The Power of File System Snapshots (Part 1)
I'm more than certain anyone reading this has at least on one occasion lost a file, overwritten a file with bad data, or had a corrupt file. It is always a painful experience knowing that a piece of information you once had is now gone (the infamous school report lost on the computer scenario). However there is good news. This kind of problem will soon be a thing of the past. Why you ask? Well we live in the future, where we can fit all the songs in the world in our pocket, have access to all the knowledge in the world at a moment's notice, and fly rich people into space.
The concept of snapshots is not something new; it's been around for a while. However only within recent years has it manifested in a way that is more useful to a wider spectrum of users and Operating Systems. In the past snapshots were just glorified copies of data, taking up expensive amounts of disk space. They were often equivalent to the delta in file changes, smaller if compression was used. It also would cause performance hits to the system as increased disk I/O always does.
The forms of snapshots that make the most sense are at the block level using pointers. This is much more intelligent than full copies of the data set (files). You do not need to be a file system expert to understand the benefits here. A file is a just a set of blocks (of fixed or variable size). These blocks are what contain the binary bits that describe the data in the file, everything from the file header to the bad grammar in your blog posts, and your pirated media. Everything that is stored on your computers permanent storage systems are boiled down to blocks. (Queue the Lego analogy)
If you have ever programmed and used pointers this will be a familiar concept. I will use the cliché blocks and arrows method to explain the concepts of pointer based snapshots
Ok so let's say we wrote a file creatively called ‘file 1' onto an empty file system. The file is unrealistically only made of 3 blocks of fixed size for the sake of simplicity. Ok then let's take a snapshot.
As you can see we have taken a snapshot because the blocks are now blue and I have labeled it ‘snapshot 1'. So what does this mean? Well other then the fact that I changed the block color it means that that there is now a file system object that points to blocks A, B, and C. Those blocks can no longer be deleted or marked as free space. The reason for this is if I modified or deleted one of these 3 blocks my snapshot would no longer work. One very important note is that currently ‘Snapshot 1' does not take up any disk space; this is because the snapshot of the file system and the current state of the file system are equal. Just to clarify if I have a file system with 150GB of data and I take a snapshot, that snapshot references 150GB of data but does not take up any additional disk space...yet.
Ok now the next step is to do something obvious, like modify that file.
Alright now ‘File 1' has been modified.

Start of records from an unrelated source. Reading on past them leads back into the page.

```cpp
#define TVAE_WGW_LAUNCH_DEF(NP_)                                                                                      \
    namespace tvae {                                                                                                  \
    int dense_wgrad_x6_wide_p##NP_(TVAE_WGW_LAUNCH_ARGS) {                                                            \
        if (M % WW_ROWS != 0 || Kf <= 128 || bt.tiles_per_batch <= 0 ||                                             \
            tm.tilesN != (Kf <= 160 ? 1 : cdiv(Kf, 192)))                                                             \
            return (int)hipErrorInvalidValue;                                                                         \
        const unsigned grid_ =                                                                                        \
            8u * cdiv(tm.splits * (tm.tilesM / bt.tiles_per_batch), 8) * bt.tiles_per_batch * tm.tilesN;              \
        if (Kf <= 160) {              \
            hipError_t e_ = allow_big_lds(dense_wgrad_x6_wide_kernel<NP_, 5>, WW_RING_BYTES);                         \
            if (e_ != hipSuccess) return (int)e_;                                                                     \
            hipLaunchKernelGGL((dense_wgrad_x6_wide_kernel<NP_, 5>), dim3(grid_), dim3(DX6_THREADS), WW_RING_BYTES, st, \
                               dY, ldd, X, ldx, ws, M, Kf, N, nchunk, tm, bt, dy_stride, atile, hs);                  \
            return (int)hipGetLastError();                                                                            \
        }                                                                                                             \
        hipError_t e_ = allow_big_lds(dense_wgrad_x6_wide_kernel<NP_, 6>, WW_RING_BYTES);                             \
        if (e_ != hipSuccess) return (int)e_;                                                                         \
        hipLaunchKernelGGL((dense_wgrad_x6_wide_kernel<NP_, 6>), dim3(grid_), dim3(DX6_THREADS), WW_RING_BYTES, st,   \
                           dY, ldd, X, ldx, ws, M, Kf, N, nchunk, tm, bt, dy_stride, atile, hs);                      \
        return (int)hipGetLastError();                                                                                \
    }                                                                                                                 \
    }

#if TVAE_WG_NP == 1
TVAE_WG_LAUNCH_DEF(1)
TVAE_WG_LAUNCH_DEF_ABF
#elif TVAE_WG_NP == 2
TVAE_WG_LAUNCH_DEF(2)
TVAE_WGW_LAUNCH_DEF(2)
#elif TVAE_WG_NP == 3
TVAE_WG_LAUNCH_DEF(3)
TVAE_WGW_LAUNCH_DEF(3)
#else
#error "dense_wgrad_x6_instance.hip is compiled once per number of parts: -DTVAE_WG_NP=1, 2 or 3"
#endif
```

target-vae_amd/csrc/dense_x6_kernels.hpp:

```cpp
#pragma once
#include <hip/hip_runtime.h>
#include <type_traits>
#include "conv_x6_device.hpp"
#include "small_device.hpp"

#ifndef TVAE_ABL
#define TVAE_ABL 0
#endif

namespace tvae {

template <int NP>
__device__ __forceinline__ void mfma_np(f32x16& acc, const Cell16 (&a)[3], const Cell16 (&b)[3]) {
    if (NP == 3) mfma6(acc, a, b);
    else if (NP == 2) mfma3h(acc, a, b);
    else acc = __builtin_amdgcn_mfma_f32_32x32x16_bf16(a[0].v, b[0].v, acc, 0, 0, 0);
}
template <int NP>
__device__ __forceinline__ void mfma_part(f32x16& acc, const Cell16& a, const Cell16& b) {
    if (NP == 2) acc = __builtin_amdgcn_mfma_f32_32x32x16_f16(a.h, b.h, acc, 0, 0, 0);
    else acc = __builtin_amdgcn_mfma_f32_32x32x16_bf16(a.v, b.v, acc, 0, 0, 0);
}
template <int NP> struct OneBits { static constexpr unsigned lo = NP == 2 ? 0x3c00u : 0x3f80u, hi = lo << 16; };
template <bool XS>
// ... 753 lines not shown
    if (!tm.decode(blockIdx.x, tile_m, tile_n, split_unused)) return;
    int batch = 0;
    if (bt.tiles_per_batch > 0) {
        batch = tile_m / bt.tiles_per_batch;
        X += batch * bt.x_stride;
        ep.C += batch * bt.c_stride;
    }
    const int m0g = tile_m * DX4_ROWS;
    const int m0 = m0g - batch * bt.tiles_per_batch * DX4_ROWS, n0 = tile_n * 128;
    const int khalf = lane >> 5;
    const int nk = K8pad >> 1;
    bsm[tid] = (ep.bias && (m0 + tid) < M) ? ep.bias[(m0 + tid) >> ep.bias_shift] : 0.f;
    __shared__ __attribute__((aligned(16))) float h3a_[NP == 2 ? DX4_ROWS : 4];
    __shared__ float h3x_[NP == 2 ? 128 : 1];
    float sx = 1.f;
    if (NP == 2) {
        h3a_[tid] = h3_inv(h3_scale(hs.amax_a[hs.a_rows ? m0g + tid : 0]));
        if (hs.x_group > 0) sx = h3_scale(hs.amax_x[(long)batch * hs.x_bstride + min((n0 + (tid & 127)) / hs.x_group, hs.x_bstride - 1)]);
        else sx = h3_scale(hs.amax_x[0]);
        if (tid < 128) h3x_[tid] = h3_inv(sx);
    }

    const long part_cells = (long)K8pad * Mpad;
    const uint4* a_ptr = A3 + (long)khalf * Mpad + m0g + 64 * wave + (lane & 31);
    auto load_a = [&](int t, Cell16 (&a)[2][3]) {
        const uint4* q = a_ptr + (long)(2 * t) * Mpad;
#pragma unroll
        for (int i = 0; i < 2; ++i)
#pragma unroll
            for (int p = 0; p < NP; ++p) a[i][p].u = q[p * part_cells + i * 32];
    };
    const int kq = tid >> 7, nb = tid & 127;
    const float* x_col = X + n0 + nb;
    auto load_x = [&](int t, float (&x)[2][4]) {
#pragma unroll
        for (int h = 0; h < 2; ++h) {
            const int kb = 16 * t + 4 * (kq + 2 * h);
#pragma unroll
            for (int j = 0; j < 4; ++j) x[h][j] = x_col[(long)min(kb + j, K - 1) * ldx];
        }
    };
    auto store_b = [&](int stage, const float (&x)[2][4]) {
#pragma unroll
        for (int h = 0; h < 2; ++h) {
            uint2* dst = reinterpret_cast<uint2*>(Bs + stage * 768 + h * 128 + nb) + kq;
            if (NP == 1) {
                dst[0] = make_uint2(bf16_pair(x[h][0], x[h][1]), bf16_pair(x[h][2], x[h][3]));
                continue;
            }
            if (NP == 2) {
                unsigned hw[2], lw[2];
#pragma unroll
                for (int q = 0; q < 2; ++q) split2h_pair(x[h][2 * q] * sx, x[h][2 * q + 1] * sx, hw[q], lw[q]);
                dst[0] = make_uint2(hw[0], hw[1]);
                dst[2 * 256] = make_uint2(lw[0], lw[1]);
                continue;
            }
            unsigned hw[2], mw[2], lw[2];
#pragma unroll
            for (int q = 0; q < 2; ++q) split3_pair(x[h][2 * q], x[h][2 * q + 1], hw[q], mw[q], lw[q]);
            dst[0] = make_uint2(hw[0], hw[1]);
            dst[2 * 256] = make_uint2(mw[0], mw[1]);
            dst[2 * 512] = make_uint2(lw[0], lw[1]);
        }
    };
    f32x16 acc[2][4];
#pragma unroll
    for (int i = 0; i < 2; ++i)
#pragma unroll
        for (int j = 0; j < 4; ++j)
#pragma unroll
            for (int r = 0; r < 16; ++r) acc[i][j][r] = 0.f;
    Cell16 afA[2][3], afB[2][3];
    float xA[2][4], xB[2][4];
    {
        float x0[2][4];
        load_x(0, x0);
        load_a(0, afA);
        load_x(nk > 1 ? 1 : 0, xB);
        load_x(nk > 2 ? 2 : 0, xA);
        store_b(0, x0);
    }
    __syncthreads();
    auto step = [&](int t, Cell16 (&afc)[2][3], Cell16 (&afn)[2][3], float (&xn)[2][4]) {
        const int cur = t & 1;
        load_a(t + 1 < nk ? t + 1 : t, afn);
        const uint4* bs = Bs + cur * 768 + khalf * 128 + (lane & 31);
#pragma unroll
        for (int j = 0; j < 4; ++j) {
            Cell16 bf[3];
#pragma unroll
            for (int p = 0; p < NP; ++p) bf[p].u = bs[p * 256 + j * 32];
            mfma_np<NP>(acc[0][j], afc[0], bf);
            mfma_np<NP>(acc[1][j], afc[1], bf);
            if (j == 1) {
                store_b(cur ^ 1, xn);
                load_x(t + 3 < nk ? t + 3 : t, xn);
            }
        }
        __builtin_amdgcn_sched_barrier(0);
        __syncthreads();
    };
    int tt = 0;
    for (; tt + 1 < nk; tt += 2) {
        step(tt, afA, afB, xB);
        step(tt + 1, afB, afA, xA);
    }
    if (nk & 1) step(nk - 1, afA, afB, xB);
    if (EPI == 1) {
        if (m0 < M) dense_x6_epilogue_store<NP>(acc, ep.C, ep.ldc, (long)tile_n * ep.ctile, h3a_, h3x_, wave, lane, m0);
        return;
    }
    if (EPI == 2) {
        unsigned short* c16 = reinterpret_cast<unsigned short*>(ep.C - (long)batch * bt.c_stride) + (long)batch * bt.c_stride;
        if (m0 < M) dense_x6_epilogue_store_bf16(acc, c16, ep.ldc, (long)tile_n * ep.ctile, wave, lane, m0);
        return;
    }
    if (NP == 2) h3_unscale_rc<true>(acc, h3a_, h3x_, wave, lane);
    float ysum[4] = {0.f, 0.f, 0.f, 0.f};
    float gsum[4][2] = {{0.f, 0.f}, {0.f, 0.f}, {0.f, 0.f}, {0.f, 0.f}};
    const float gyv[4] = {0.f, 0.f, 0.f, 0.f};
    const InTail it{nullptr, nullptr, nullptr, nullptr, nullptr, nullptr, 1};
    float vmax_ = 0.f;
    if (TVAE_ABL & 8) {
        float t_ = 0.f;
#pragma unroll
        for (int i = 0; i < 2; ++i)
#pragma unroll
            for (int j = 0; j < 4; ++j)
#pragma unroll
                for (int r = 0; r < 16; ++r) t_ += acc[i][j][r];
        if (t_ == 123.456f) ep.C[0] = t_;
    } else
    if (ep.act == ACT_LRELU)
        dense_x6_epilogue<ACT_LRELU, ACT_NONE, false, false, false>(acc, ep, bsm, m0, n0, M, wave, lane, nullptr, ysum, it, nullptr,
                                                                     gsum, tile_n, nullptr, gyv, 0.f, nullptr, 0, vmax_);
    else if (ep.act == ACT_TANH)
        dense_x6_epilogue<ACT_TANH, ACT_NONE, false, false, false>(acc, ep, bsm, m0, n0, M, wave, lane, nullptr, ysum, it, nullptr,
                                                                    gsum, tile_n, nullptr, gyv, 0.f, nullptr, 0, vmax_);
    else
        dense_x6_epilogue<ACT_NONE, ACT_NONE, false, false, false>(acc, ep, bsm, m0, n0, M, wave, lane, nullptr, ysum, it, nullptr,
                                                                    gsum, tile_n, nullptr, gyv, 0.f, nullptr, 0, vmax_);
}
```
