## Dynamically schedule fused rollout work items across CTAs via global claim counter

Replaces the static round-robin episode×step assignment in the fused MPNN+env-step kernel with a global atomic work counter, a small per-CTA ring of claimed items, and per-episode publication flags using acquire/release. A CTA can therefore pick up any episode whose previous step has been published, instead of waiting on its fixed episodes. Env state loads switch to L2-cached (__ldcg) reads because other SMs now write that state. The cost is atomics, spin-waiting with nanosleep on cross-CTA dependencies, an extra memset per launch, and splitting very long rollouts into several launches.

```diff
diff --git a/eco-dqn_b200/csrc/env_step_device.cuh b/eco-dqn_b200/csrc/env_step_device.cuh
--- a/eco-dqn_b200/csrc/env_step_device.cuh
+++ b/eco-dqn_b200/csrc/env_step_device.cuh
@@ -42,6 +42,12 @@
     return (int)prmt(w, 0, (2 * hh) | ((2 * hh + 1) << 4) | ((8 | (2 * hh + 1)) << 8) | ((8 | (2 * hh + 1)) << 12));
 }
 __device__ __forceinline__ int zx16(uint32_t w, int hh) { return (int)prmt(w, 0, (2 * hh) | ((2 * hh + 1) << 4) | 0x4400); }
+
+template <bool CG, class T>
+__device__ __forceinline__ T ld_state(const T* p) {
+    if constexpr (CG) return __ldcg(p);
+    else return *p;
+}
 
 struct StepScalars {
     double score, nscore, best_score, best_nscore, rew;
@@ -78,7 +84,7 @@
     return r;
 }
 
-template <int TPE, bool WIDE = true>
+template <int TPE, bool WIDE = true, bool CG = false>
 __device__ __forceinline__ void env_step_group(const eco_graphs_t& g, const eco_env_t& env, long long b, const int lane,
                                                const bool in_range, const int policy, const int action,
                                                double* __restrict__ reward_out, uint8_t* __restrict__ done_out,
@@ -88,8 +94,8 @@
     const bool has = lane < NCH;
 
     eco_episode_t* ep = env.ep + b;
-    const int4 e0 = *reinterpret_cast<const int4*>(ep);
-    const int4 e1 = *(reinterpret_cast<const int4*>(ep) + 1);
+    const int4 e0 = ld_state<CG>(reinterpret_cast<const int4*>(ep));
+    const int4 e1 = ld_state<CG>(reinterpret_cast<const int4*>(ep) + 1);
     const int gi = env.graph_idx[b];
     int a = policy == ECO_POLICY_GREEDY ? 0 : action;
     int8_t* spins = env.spins + (size_t)b * NP;
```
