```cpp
template <int H, bool BAYES, bool TRAIN, bool DH>
__global__ __launch_bounds__(64) void k_out_special(SpecialArgs p) {
    constexpr bool QUAD = (H == 128);
    constexpr int NQ = QUAD ? 4 : 1;
    constexpr int NV = QUAD ? 8 : (H + 63) / 64;
    const int i = blockIdx.x, lane = threadIdx.x;
    const int q = QUAD ? (lane >> 4) : 0, l = QUAD ? (lane & 15) : lane;
    auto hidx = [&](int k) { return QUAD ? 8 * l + k : l + 64 * k; };
    const bool packed = p.dz_pack_scale > 0.f && !(p.rflag && *p.rflag);
    const bool wp_planes = BAYES && QUAD && p.wp_pl != nullptr && !(p.rflag && *p.rflag);
    const int ncg = (p.fb_ncg > 0 && p.rflag && *p.rflag) ? p.fb_ncg : p.NCG, nslab = (p.fb_ncg > 0 && p.rflag && *p.rflag) ? p.fb_ncg : p.nslab;
    float rl = 0.f;
    for (int cg = lane; cg < ncg; cg += 64) rl += p.lossp[(int64_t)i * ncg + cg];
    rl = wave_reduce_sum(rl);
    float acc[NV], hr[NV], hsr[NV];
#pragma unroll
    for (int k = 0; k < NV; ++k) {
        const int j = hidx(k);
        acc[k] = 0.f; hr[k] = 0.f; hsr[k] = 0.f;
        if (j < H) { hr[k] = p.h[(int64_t)i * H + j]; if (BAYES) hsr[k] = p.hs[(int64_t)i * H + j]; }
    }
    if (TRAIN && DH) {
        for (int cg = q; cg < nslab; cg += NQ) {
            const float* sl = p.slab + ((int64_t)cg * p.Bpad + i) * H;
#pragma unroll
            for (int k = 0; k < NV; ++k) { const int j = hidx(k); if (j < H) acc[k] += sl[j]; }
        }
    }
    auto group_sum = [&](float v) {
        if (!QUAD) return wave_reduce_sum(v);
#pragma unroll
        for (int o = 8; o > 0; o >>= 1) v += __shfl_xor(v, o, 64);
        return v;
    };
    const int64_t team = p.rows[i];
    const int64_t pb = p.m_indptr[team];
    const int npos = (int)(p.m_indptr[team + 1] - pb);
    const int total = npos + (p.neg ? p.ns : 0);
    float fix = 0.f;
    for (int s0 = 0; s0 < total; s0 += NQ) {
        const int sidx = s0 + q;
        float y = 0.f;
        int c = sidx < total ? special_candidate(p.m_indices, p.neg, pb, npos, p.ns, i, sidx, y) : -1;
        if (c >= 0) c -= p.c_lo;
        const bool live = c >= 0 && c < p.M;
        const int cc = live ? c : 0;
        float mu_r[NV], wp_r[NV], z, so = 1.f;
        if constexpr (QUAD) z = special_z16<BAYES>(p.mu, p.mu_b, p.wp, p.bp, p.wp_pl, p.wp_inv_scale, wp_planes, p.sbits, p.nCB, p.so_k0, p.so_k1, p.so_inj, i, cc, l, hr, hsr, mu_r, wp_r, so);
        else {
            float d1 = 0.f, d2 = 0.f;
#pragma unroll
            for (int k = 0; k < NV; ++k) {
                const int j = hidx(k);
                mu_r[k] = 0.f; wp_r[k] = 0.f;
                if (j < H) { mu_r[k] = p.mu[(int64_t)cc * H + j]; d1 += hr[k] * mu_r[k]; if (BAYES) { wp_r[k] = p.wp[(int64_t)cc * H + j]; d2 += hsr[k] * wp_r[k]; } }
            }
            d1 = group_sum(d1);
            z = d1 + p.mu_b[cc];
            if (BAYES) {
                d2 = group_sum(d2);
                const uint32_t sw_ = p.so_inj ? p.sbits[(int64_t)i * p.nCB + (cc >> 5)] : sign_word(p.so_k0, p.so_k1, (uint32_t)i, (uint32_t)(cc >> 5));
                so = ((sw_ >> (cc & 31)) & 1u) ? -1.f : 1.f;
                z += (d2 + p.bp[cc]) * so;
            }
        }
        float sp, sg, dact;
        const float dzt = special_dz(z, y, p.tpw, p.inv_B, sp, sg, dact);
        const float lz = z > 0.f ? z : z * kLeakySlope;
        if (live && l == 0) fix += p.tpw * (sp - lz * y) - p.tnw * sp;
        if (TRAIN && live) {
            const float delta = dzt - p.tnw * sg * dact * p.inv_B;
            if (l == 0) {
                if (packed) reinterpret_cast<uint32_t*>(p.dzT)[dzt_index(c, i, p.Bpad)] = special_dz_packed(dzt, p.dz_pack_scale);
                else p.dzT[dzt_index(c, i, p.Bpad)] = dzt;
            }
            if (DH) {
#pragma unroll
                for (int k = 0; k < NV; ++k) {
                    const int j = hidx(k);
                    if (j < H) {
                        acc[k] += delta * mu_r[k];
                        if (BAYES) {
                            const float si = ((p.sinbits[(int64_t)i * (H / 32) + (j >> 5)] >> (j & 31)) & 1u) ? -1.f : 1.f;
                            acc[k] += delta * so * wp_r[k] * si;
                        }
                    }
                }
            }
        }
    }
    if (QUAD) {
        fix += __shfl_xor(fix, 16, 64); fix += __shfl_xor(fix, 32, 64);
#pragma unroll
        for (int k = 0; k < NV; ++k) { acc[k] += __shfl_xor(acc[k], 16, 64); acc[k] += __shfl_xor(acc[k], 32, 64); }
    }
    if (lane == 0) p.row_fix[i] = rl + fix;
    if (TRAIN && DH && q == 0) {
#pragma unroll
        for (int k = 0; k < NV; ++k) {
            const int j = hidx(k);
            if (j < H) {
                float v = acc[k];
                if (p.h_mask) v *= (p.h_mask[(int64_t)i * H + j] > 0.f) ? 1.f : kLeakySlope;
                p.dh[(int64_t)i * H + j] = v;
            }
        }
    }
}

void launch_out_special(hipStream_t st, int H, bool bayes, bool train, bool dh, const SpecialArgs& s) {
#define NTF_SPK(HH, BY) do { if (!train) hipLaunchKernelGGL((k_out_special<HH, BY, false, false>), dim3(s.B), dim3(64), 0, st, s);         \
        else if (dh) hipLaunchKernelGGL((k_out_special<HH, BY, true, true>), dim3(s.B), dim3(64), 0, st, s);                                  \
        else hipLaunchKernelGGL((k_out_special<HH, BY, true, false>), dim3(s.B), dim3(64), 0, st, s); } while (0)
#define NTF_SPH(HH) do { if (bayes) NTF_SPK(HH, true); else NTF_SPK(HH, false); } while (0)
    if (H == 256) NTF_SPH(256); else if (H == 128) NTF_SPH(128); else if (H == 64) NTF_SPH(64); else NTF_SPH(32);
#undef NTF_SPH
#undef NTF_SPK
}

}
```

Measured before the change: 690,100.

## Prefetch candidate rows and slabs in special output kernel with register-held candidates

Restructures the per-team special output kernel so that candidate indices sit in wave registers and are deduplicated via readlane instead of repeated global scans. The mu/wp/bias/sign rows for upcoming candidates are fetched two steps ahead in a software pipeline. Slab partial sums are loaded in batches of eight, and loss partials, h_mask and sinbits are loaded up front so their latency overlaps other work. This hides global memory latency in a latency-bound one-wave-per-row kernel, at the cost of much higher register pressure, which may reduce occupancy.

```diff
diff --git a/opentf_amd/csrc/ntf_special.h b/opentf_amd/csrc/ntf_special.h
--- a/opentf_amd/csrc/ntf_special.h
+++ b/opentf_amd/csrc/ntf_special.h
@@ -29,43 +29,75 @@
     for (int k = 0; k < qn; ++k) if (c >= 0 && (int)neg[(int64_t)i * ns + k] == c) c = -1;
     return c;
 }
+__device__ __forceinline__ int special_candidate_held(int raw, int npos, int total, int sidx, float& y) {
+    y = (sidx < npos) ? 1.f : 0.f;
+    int c = __shfl(raw, sidx & 63, 64);
+    for (int k = 0; k < total; ++k) {
+        const int v = __builtin_amdgcn_readlane(raw, k);
+        if (sidx >= npos && k < sidx && v == c) c = -1;
+    }
+    return sidx < total ? c : -1;
+}
+template <int NV> struct SpecialRows { float mu_r[NV]; uint32_t w[NV]; float mb, bv; uint32_t sw; };
+typedef SpecialRows<8> SpecialRows16;
 template <bool BAYES>
-__device__ __forceinline__ float special_z16(const float* __restrict__ mu, const float* __restrict__ mu_b, const float* __restrict__ wp, const float* __restrict__ bp,
-                                             const uint16_t* __restrict__ wp_pl, float wp_inv_scale, bool wp_planes, const uint32_t* __restrict__ sbits, int nCB,
-                                             uint32_t so_k0, uint32_t so_k1, int so_inj, int i, int cc, int l, const float (&hr)[8], const float (&hsr)[8],
-                                             float (&mu_r)[8], float (&wp_r)[8], float& so) {
+__device__ __forceinline__ void special_rows16(const float* __restrict__ mu, const float* __restrict__ mu_b, const float* __restrict__ wp, const float* __restrict__ bp,
+                                               const uint16_t* __restrict__ wp_pl, bool wp_planes, const uint32_t* __restrict__ sbits, int nCB,
+                                               int so_inj, int i, int cc, int l, SpecialRows16& e) {
     constexpr int H = 128;
-    float d1 = 0.f, d2 = 0.f;
     {
         const float4 a = *reinterpret_cast<const float4*>(mu + (int64_t)cc * H + 8 * l), b = *reinterpret_cast<const float4*>(mu + (int64_t)cc * H + 8 * l + 4);
-        mu_r[0] = a.x; mu_r[1] = a.y; mu_r[2] = a.z; mu_r[3] = a.w; mu_r[4] = b.x; mu_r[5] = b.y; mu_r[6] = b.z; mu_r[7] = b.w;
+        e.mu_r[0] = a.x; e.mu_r[1] = a.y; e.mu_r[2] = a.z; e.mu_r[3] = a.w; e.mu_r[4] = b.x; e.mu_r[5] = b.y; e.mu_r[6] = b.z; e.mu_r[7] = b.w;
     }
+    e.mb = mu_b[cc]; e.bv = 0.f; e.sw = 0u;
 #pragma unroll
-    for (int k = 0; k < 8; ++k) { d1 = fmaf(hr[k], mu_r[k], d1); wp_r[k] = 0.f; }
+    for (int k = 0; k < 8; ++k) e.w[k] = 0u;
     if (BAYES) {
         if (wp_planes) {
             typedef _Float16 h8_t __attribute__((ext_vector_type(8)));
+            typedef uint32_t u4_t __attribute__((ext_vector_type(4)));
             const uint16_t* r0 = wp_pl + ((int64_t)(cc >> 5) * 64 + (cc & 31)) * H + 8 * l;
-            const h8_t hi = *reinterpret_cast<const h8_t*>(r0), lo = *reinterpret_cast<const h8_t*>(r0 + 32 * H);
+            const u4_t hi = __builtin_bit_cast(u4_t, *reinterpret_cast<const h8_t*>(r0)), lo = __builtin_bit_cast(u4_t, *reinterpret_cast<const h8_t*>(r0 + 32 * H));
 #pragma unroll
-            for (int k = 0; k < 8; ++k) wp_r[k] = ((float)hi[k] + (float)lo[k]) * wp_inv_scale;
+            for (int k = 0; k < 4; ++k) { e.w[k] = hi[k]; e.w[4 + k] = lo[k]; }
         } else {
             const float4 a = *reinterpret_cast<const float4*>(wp + (int64_t)cc * H + 8 * l), b = *reinterpret_cast<const float4*>(wp + (int64_t)cc * H + 8 * l + 4);
-            wp_r[0] = a.x; wp_r[1] = a.y; wp_r[2] = a.z; wp_r[3] = a.w; wp_r[4] = b.x; wp_r[5] = b.y; wp_r[6] = b.z; wp_r[7] = b.w;
+            e.w[0] = __float_as_uint(a.x); e.w[1] = __float_as_uint(a.y); e.w[2] = __float_as_uint(a.z); e.w[3] = __float_as_uint(a.w);
+            e.w[4] = __float_as_uint(b.x); e.w[5] = __float_as_uint(b.y); e.w[6] = __float_as_uint(b.z); e.w[7] = __float_as_uint(b.w);
+        }
+        e.bv = bp[cc];
+        if (so_inj) e.sw = sbits[(int64_t)i * nCB + (cc >> 5)];
+    }
+}
+template <bool BAYES>
+__device__ __forceinline__ float special_z16(const SpecialRows16& e, float wp_inv_scale, bool wp_planes, uint32_t so_k0, uint32_t so_k1, int so_inj, int i, int cc, const float (&hr)[8], const float (&hsr)[8], float (&wp_r)[8], float& so) {
+    float d1 = 0.f, d2 = 0.f;
+#pragma unroll
+    for (int k = 0; k < 8; ++k) { d1 = fmaf(hr[k], e.mu_r[k], d1); wp_r[k] = 0.f; }
+    if (BAYES) {
+        if (wp_planes) {
+#pragma unroll
+            for (int k = 0; k < 8; ++k) {
+                const uint16_t hb = (uint16_t)(e.w[k >> 1] >> (16 * (k & 1))), lb = (uint16_t)(e.w[4 + (k >> 1)] >> (16 * (k & 1)));
+                wp_r[k] = ((float)__builtin_bit_cast(_Float16, hb) + (float)__builtin_bit_cast(_Float16, lb)) * wp_inv_scale;
+            }
+        } else {
+#pragma unroll
+            for (int k = 0; k < 8; ++k) wp_r[k] = __uint_as_float(e.w[k]);
         }
 #pragma unroll
         for (int k = 0; k < 8; ++k) d2 = fmaf(hsr[k], wp_r[k], d2);
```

The modifications removed block B and added block D. Now a few things have just happened regarding "snapshot 1". It is now taking up disk space. More specifically it is taking up the disk space equivalent to the size of block B. ‘Snapshot 1' still references blocks A, B, and C of ‘File 1' before we made our modification. However the active file system now looks like this.
Currently we have a file system with one file and one snapshot. The disk space that is used up is that of blocks A, B, C, and D. Even though block B is not part of the active file, it is referenced by ‘snapshot 1' and therefore cannot be marked as free space. We can now rollback ‘File 1' to how it looked in ‘snapshot 1'. Block B will then be restored as active and block D will no longer be referenced and will be marked as free disk space (Unless you have created a snapshot after we modified ‘file 1' in which case that snapshot would now be taking up equivalent disk space as block D).
This might sound like snapshots will take up a lot of disk space, but that is not necessarily true. You just need to look at your storage usage. How much new data is being generated? How much of it is being modified and at what rate are these things happening? Answering those questions will help you set retention policies on how many snapshots you should keep. Keep in mind that snapshots happen at the file system level and not on per folder or per file basis.
Real world examples are fun for the whole family.
Recently I upgraded my laptop to Windows 7 and joined it to a Windows 2003 Domain. Well I inadvertently logged in when the computer was in the wrong OU and therefore the wrong folder redirection policy was applied. Somehow the actions of my own doing and Window's sync tool caused all of my documents and application data stored on our file server to be wiped out. I didn't notice this till the next day. Normally it would be an ‘OMG WTF!!??' generating event. Thankfully I built our file server with Solaris using ZFS. Every user has their own file system where their data is redirected via AD group policy. Using a simple CRON job I have all user data snapshoted every hour (retained for 24 hours) and then at midnight every day (retained for 30 days). Moral of the story is that two commands and 15 seconds later it was as if it never happened.